> Instructions to follow
Keeping each line exactly as it is, output all of the records.

> Collected data
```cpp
int icrec_score_pairs(icrec_encoder* h, const int32_t* ids_dev, const int32_t* cu_dev, const int32_t* seg_b_dev,
                      int32_t n_seqs, int64_t T64, int32_t max_seqlen, float* scores_out_dev, void* ws, size_t ws_bytes,
                      void* stream) {
    Encoder* e = reinterpret_cast<Encoder*>(h);
    ICREC_REQUIRE(e && ids_dev && cu_dev && seg_b_dev && scores_out_dev, "icrec_score_pairs: NULL argument");
    ICREC_REQUIRE(e->score_head, "icrec_score_pairs: the encoder has no score head (icrec_encoder_set_score_head)");
    ICREC_REQUIRE(n_seqs >= 1 && T64 >= n_seqs && T64 < (1ll << 31), "icrec_score_pairs: bad n_seqs/total_tokens (%d, %lld)", n_seqs, (long long)T64);
    ICREC_REQUIRE(max_seqlen >= 1 && max_seqlen <= e->max_seqlen, "icrec_score_pairs: max_seqlen must be in [1, %d] (got %d)", e->max_seqlen, max_seqlen);
    const int T = (int)T64;
    const size_t need = icrec_score_pairs_workspace_bytes(h, T, n_seqs);
    if (!ws || ws_bytes < need) {
        set_error("icrec_score_pairs: workspace too small (%zu < %zu)", ws_bytes, need);
        return ICREC_ENOMEM;
    }
    ICREC_HIP(hipSetDevice(e->device));
    hipStream_t st = (hipStream_t)stream;
    char* base = reinterpret_cast<char*>(ws);
    const icrec_bert_cfg& c = e->cfg;
    const int H = c.hidden;
    const bool x3 = c.gemm_mode == ICREC_GEMM_F16X3;
    const EncWs w = enc_ws(c, T);
    const EncBufs b(base, w, c, T);
    const bool pruned = score_prunes(e) && n_seqs < T;
    const EncBufs cls(base + w.total, enc_ws(c, n_seqs, true), c, n_seqs);
    const int32_t* order = embed(e, b, ids_dev, cu_dev, seg_b_dev, n_seqs, T, st);
    if (int rc_ = x3 ? encode_x3(e, b, pruned ? &cls : nullptr, cu_dev, n_seqs, T, max_seqlen, order, st)
                     : encode_f32(e, b, cu_dev, n_seqs, T, max_seqlen, st))
        return rc_;
    const EncBufs& last = pruned ? cls : b;
    const float *const wpt = e->score_head, *const bp = wpt + (size_t)H * H, *const wc = bp + H, *const bc = wc + H;
    const auto kern =
        for_hidden(H, [x3](auto h) { return x3 ? score_head_kernel<h(), true> : score_head_kernel<h(), false>; });
    const int per_wg = H == HID_BASE ? HEAD_SEQS<HID_BASE> : HEAD_SEQS<HID>;
    hipLaunchKernelGGL(kern, dim3((n_seqs + per_wg - 1) / per_wg), dim3(384), 0, st, last.x, last.xh, last.xl, cu_dev,
                       n_seqs, pruned, wpt, bp, wc, bc, scores_out_dev);
    ICREC_HIP(hipGetLastError());
    return ICREC_OK;
}

}
```

Before: 110,800.

## Publish length-bin bounds from seq_order and skip empty attention workgroups

The sequence-ordering kernel now writes the prefix-sum bin boundaries after the order array. Each attention kernel offsets its block index by the start of its key-tile bucket and exits early past the bucket end. The host also shrinks each grid using a bound derived from total tokens. For head dim 32, the 1- and 2-tile buckets are folded into the 3-4 tile launch, which removes launches and idle workgroups but runs short sequences with larger blocks. The order buffer must now have room for the extra bin entries.

```diff
diff --git a/instacart_next_order_recommendation_amd/csrc/encoder.hip b/instacart_next_order_recommendation_amd/csrc/encoder.hip
--- a/instacart_next_order_recommendation_amd/csrc/encoder.hip
+++ b/instacart_next_order_recommendation_amd/csrc/encoder.hip
@@ -310,9 +310,11 @@
     }
 }
 
+constexpr int ATT_ORDER_BINS = ICREC_MAX_SEQLEN / 32;
+
 __global__ __launch_bounds__(1024) void seq_order_kernel(const int32_t* __restrict__ cu, int n_seqs,
                                                          int32_t* __restrict__ order) {
-    constexpr int NB = ICREC_MAX_SEQLEN / 32;
+    constexpr int NB = ATT_ORDER_BINS;
     __shared__ int hist[NB];
     const int tid = threadIdx.x;
     if (tid < NB) hist[tid] = 0;
@@ -326,7 +328,8 @@
     __syncthreads();
     if (tid == 0) {
         int run = 0;
-        for (int b = 0; b < NB; ++b) { const int c = hist[b]; hist[b] = run; run += c; }
+        for (int b = 0; b < NB; ++b) { const int c = hist[b]; hist[b] = run; order[n_seqs + b] = run; run += c; }
+        order[n_seqs + NB] = run;
     }
     __syncthreads();
     for (int s0 = tid; s0 < n_seqs; s0 += 1024) {
@@ -349,12 +352,13 @@
 template <int D, int NKT, bool BIAS = false>
 __global__ __launch_bounds__(NKT * 64, att_x3_wgs(D, NKT)) void attention_x3_kernel(
     const float* __restrict__ qkv, const int32_t* __restrict__ cu, int heads, int H, float scale_log2e,
-    _Float16* __restrict__ ch, _Float16* __restrict__ cl, const int32_t* __restrict__ order, int nlo, int nqb,
-    const float* __restrict__ bias) {
+    _Float16* __restrict__ ch, _Float16* __restrict__ cl, const int32_t* __restrict__ order, int n_seqs, int nlo,
+    int nqb, const float* __restrict__ bias) {
     constexpr int KC = att_kc(D, NKT), G = D / 4;
     constexpr bool RECOMP = D == 64 || NKT >= 6;
     constexpr bool PREFETCH = D == 32, PARK = D == 32;
     static_assert(!PARK || KC == NKT, "the parked output tiles need the K planes of all NKT key tiles");
+    static_assert(NKT <= ATT_ORDER_BINS, "seq_order_kernel publishes a bound per key-tile count up to ATT_ORDER_BINS");
     __shared__ __attribute__((aligned(16))) _Float16 Kbuf[2 * KC * 32 * D];
     _Float16* const Kh = Kbuf;
     _Float16* const Kl = Kbuf + KC * 32 * D;
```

> Completed exercise
```cpp
int icrec_score_pairs(icrec_encoder* h, const int32_t* ids_dev, const int32_t* cu_dev, const int32_t* seg_b_dev,
                      int32_t n_seqs, int64_t T64, int32_t max_seqlen, float* scores_out_dev, void* ws, size_t ws_bytes,
                      void* stream) {
    Encoder* e = reinterpret_cast<Encoder*>(h);
    ICREC_REQUIRE(e && ids_dev && cu_dev && seg_b_dev && scores_out_dev, "icrec_score_pairs: NULL argument");
    ICREC_REQUIRE(e->score_head, "icrec_score_pairs: the encoder has no score head (icrec_encoder_set_score_head)");
    ICREC_REQUIRE(n_seqs >= 1 && T64 >= n_seqs && T64 < (1ll << 31), "icrec_score_pairs: bad n_seqs/total_tokens (%d, %lld)", n_seqs, (long long)T64);
    ICREC_REQUIRE(max_seqlen >= 1 && max_seqlen <= e->max_seqlen, "icrec_score_pairs: max_seqlen must be in [1, %d] (got %d)", e->max_seqlen, max_seqlen);
    const int T = (int)T64;
    const size_t need = icrec_score_pairs_workspace_bytes(h, T, n_seqs);
    if (!ws || ws_bytes < need) {
        set_error("icrec_score_pairs: workspace too small (%zu < %zu)", ws_bytes, need);
        return ICREC_ENOMEM;
    }
    ICREC_HIP(hipSetDevice(e->device));
    hipStream_t st = (hipStream_t)stream;
    char* base = reinterpret_cast<char*>(ws);
    const icrec_bert_cfg& c = e->cfg;
    const int H = c.hidden;
    const bool x3 = c.gemm_mode == ICREC_GEMM_F16X3;
    const EncWs w = enc_ws(c, T);
    const EncBufs b(base, w, c, T);
    const bool pruned = score_prunes(e) && n_seqs < T;
    const EncBufs cls(base + w.total, enc_ws(c, n_seqs, true), c, n_seqs);
    const int32_t* order = embed(e, b, ids_dev, cu_dev, seg_b_dev, n_seqs, T, st);
    if (int rc_ = x3 ? encode_x3(e, b, pruned ? &cls : nullptr, cu_dev, n_seqs, T, max_seqlen, order, st)
                     : encode_f32(e, b, cu_dev, n_seqs, T, max_seqlen, st))
        return rc_;
    const EncBufs& last = pruned ? cls : b;
    const float *const wpt = e->score_head, *const bp = wpt + (size_t)H * H, *const wc = bp + H, *const bc = wc + H;
    const auto kern =
        for_hidden(H, [x3](auto h) { return x3 ? score_head_kernel<h(), true> : score_head_kernel<h(), false>; });
    const int per_wg = H == HID_BASE ? HEAD_SEQS<HID_BASE> : HEAD_SEQS<HID>;
    hipLaunchKernelGGL(kern, dim3((n_seqs + per_wg - 1) / per_wg), dim3(384), 0, st, last.x, last.xh, last.xl, cu_dev,
                       n_seqs, pruned, wpt, bp, wc, bc, scores_out_dev);
    ICREC_HIP(hipGetLastError());
    return ICREC_OK;
}

}
```

Before: 110,800.

## Publish length-bin bounds from seq_order and skip empty attention workgroups

The sequence-ordering kernel now writes the prefix-sum bin boundaries after the order array. Each attention kernel offsets its block index by the start of its key-tile bucket and exits early past the bucket end. The host also shrinks each grid using a bound derived from total tokens. For head dim 32, the 1- and 2-tile buckets are folded into the 3-4 tile launch, which removes launches and idle workgroups but runs short sequences with larger blocks. The order buffer must now have room for the extra bin entries.

```diff
diff --git a/instacart_next_order_recommendation_amd/csrc/encoder.hip b/instacart_next_order_recommendation_amd/csrc/encoder.hip
--- a/instacart_next_order_recommendation_amd/csrc/encoder.hip
+++ b/instacart_next_order_recommendation_amd/csrc/encoder.hip
@@ -310,9 +310,11 @@
     }
 }
 
+constexpr int ATT_ORDER_BINS = ICREC_MAX_SEQLEN / 32;
+
 __global__ __launch_bounds__(1024) void seq_order_kernel(const int32_t* __restrict__ cu, int n_seqs,
                                                          int32_t* __restrict__ order) {
-    constexpr int NB = ICREC_MAX_SEQLEN / 32;
+    constexpr int NB = ATT_ORDER_BINS;
     __shared__ int hist[NB];
     const int tid = threadIdx.x;
     if (tid < NB) hist[tid] = 0;
@@ -326,7 +328,8 @@
     __syncthreads();
     if (tid == 0) {
         int run = 0;
-        for (int b = 0; b < NB; ++b) { const int c = hist[b]; hist[b] = run; run += c; }
+        for (int b = 0; b < NB; ++b) { const int c = hist[b]; hist[b] = run; order[n_seqs + b] = run; run += c; }
+        order[n_seqs + NB] = run;
     }
     __syncthreads();
     for (int s0 = tid; s0 < n_seqs; s0 += 1024) {
@@ -349,12 +352,13 @@
 template <int D, int NKT, bool BIAS = false>
 __global__ __launch_bounds__(NKT * 64, att_x3_wgs(D, NKT)) void attention_x3_kernel(
     const float* __restrict__ qkv, const int32_t* __restrict__ cu, int heads, int H, float scale_log2e,
-    _Float16* __restrict__ ch, _Float16* __restrict__ cl, const int32_t* __restrict__ order, int nlo, int nqb,
-    const float* __restrict__ bias) {
+    _Float16* __restrict__ ch, _Float16* __restrict__ cl, const int32_t* __restrict__ order, int n_seqs, int nlo,
+    int nqb, const float* __restrict__ bias) {
     constexpr int KC = att_kc(D, NKT), G = D / 4;
     constexpr bool RECOMP = D == 64 || NKT >= 6;
     constexpr bool PREFETCH = D == 32, PARK = D == 32;
     static_assert(!PARK || KC == NKT, "the parked output tiles need the K planes of all NKT key tiles");
+    static_assert(NKT <= ATT_ORDER_BINS, "seq_order_kernel publishes a bound per key-tile count up to ATT_ORDER_BINS");
     __shared__ __attribute__((aligned(16))) _Float16 Kbuf[2 * KC * 32 * D];
     _Float16* const Kh = Kbuf;
     _Float16* const Kl = Kbuf + KC * 32 * D;
```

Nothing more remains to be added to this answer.